─── Given records

struct ThWs { float *y, *x1, *mean, *rstd, *dyg, *dz, *dlogit, *sg, *o, *part; };
__host__ __device__ inline ThWs th_layout(float* ws, int N, int M, int d) {
  const int64_t nmd = (int64_t)N * M * d, md = (int64_t)M * d;
// ... 29 lines not shown
    }
  }
  f32x16 acc;
#pragma unroll
  for (int r = 0; r < 16; ++r) acc[r] = 0.f;
#pragma unroll
  for (int t = 0; t < TH_TMAX; ++t) {
    if (kbeg + 8 * t < kend) {
#pragma unroll
      for (int u = 0; u < 4; ++u) acc = __builtin_amdgcn_mfma_f32_32x32x2f32(av[t][u], bv[t][u], acc, 0, 0, 0);
    }
  }
  return acc;
}

__device__ __forceinline__ float splitk_reduce(ThSmem& sm, const f32x16& acc, int wave, int lane) {
#pragma unroll
  for (int r = 0; r < 16; ++r) sm.red[wave][r][lane] = acc[r];
  __syncthreads();
  float v = 0.f;
#pragma unroll
  for (int w = 0; w < TH_W; ++w) v += sm.red[w][wave][lane];
  return v;
}
__device__ __forceinline__ int tile_row(int wave, int lane) { return (wave & 3) + 8 * (wave >> 2) + 4 * (lane >> 5); }

__device__ __forceinline__ float half_wave_sum(float v) {
#pragma unroll
  for (int s = 16; s > 0; s >>= 1) v += __shfl_xor(v, s, 64);
  return v;
}

__device__ __forceinline__ int k_slice(int K) { return (((K + TH_W - 1) / TH_W) + 7) & ~7; }

__device__ __forceinline__ f32x4 moe_input4(const ThArgs& a, unsigned key, int n, int k4) {
  if (a.text_moe) return *(const f32x4*)(a.text_moe + (int64_t)n * a.K + k4);
  f32x4 v = *(const f32x4*)(a.text + (int64_t)n * a.K + k4);
  if (a.thr16) {
    bool kp[4];
    keep4(key, (unsigned long long)n * (unsigned)a.K + (unsigned)k4, a.thr16, kp);
#pragma unroll
    for (int e = 0; e < 4; ++e) v[e] = kp[e] ? v[e] * a.drop_scale : 0.f;
  }
  return v;
}

// ... 213 lines not shown
    const float t = lane < a.M ? a.tw[(int64_t)n * a.M + lane] : 0.f, dv = lane < a.M ? a.dtw[(int64_t)n * a.M + lane] : 0.f;
    const float dot = wave_sum(t * dv);
    if (lane < a.M) {
      dl[lane] = t * (dv - dot);
      w.dlogit[(int64_t)n * a.M + lane] = dl[lane];
    }
  }
  __syncthreads();
  if (!a.dtext_moe) return;
  const unsigned key = (!a.text_moe && a.thr16 && a.key_dev) ? *a.key_dev : 0u;
  for (int k4 = tid * 4; k4 < a.K; k4 += 1024) {
    f32x4 s = {0.f, 0.f, 0.f, 0.f};
    for (int m = 0; m < a.M; ++m) s += *(const f32x4*)(a.h.moe_w[m] + k4) * dl[m];
    if (!a.text_moe && a.thr16) {
      bool kp[4];
      keep4(key, (unsigned long long)n * (unsigned)a.K + (unsigned)k4, a.thr16, kp);
#pragma unroll
      for (int e = 0; e < 4; ++e) s[e] = kp[e] ? s[e] * a.drop_scale : 0.f;
    }
    *(f32x4*)(a.dtext_moe + (int64_t)n * a.K + k4) = s;
  }
}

──────

### Aim of the task
Search the entries for "const" and copy each matching line.

### Response below
  const int64_t nmd = (int64_t)N * M * d, md = (int64_t)M * d;
__device__ __forceinline__ float splitk_reduce(ThSmem& sm, const f32x16& acc, int wave, int lane) {
__device__ __forceinline__ f32x4 moe_input4(const ThArgs& a, unsigned key, int n, int k4) {
  if (a.text_moe) return *(const f32x4*)(a.text_moe + (int64_t)n * a.K + k4);
  f32x4 v = *(const f32x4*)(a.text + (int64_t)n * a.K + k4);
    const float t = lane < a.M ? a.tw[(int64_t)n * a.M + lane] : 0.f, dv = lane < a.M ? a.dtw[(int64_t)n * a.M + lane] : 0.f;
    const float dot = wave_sum(t * dv);
  const unsigned key = (!a.text_moe && a.thr16 && a.key_dev) ? *a.key_dev : 0u;
    for (int m = 0; m < a.M; ++m) s += *(const f32x4*)(a.h.moe_w[m] + k4) * dl[m];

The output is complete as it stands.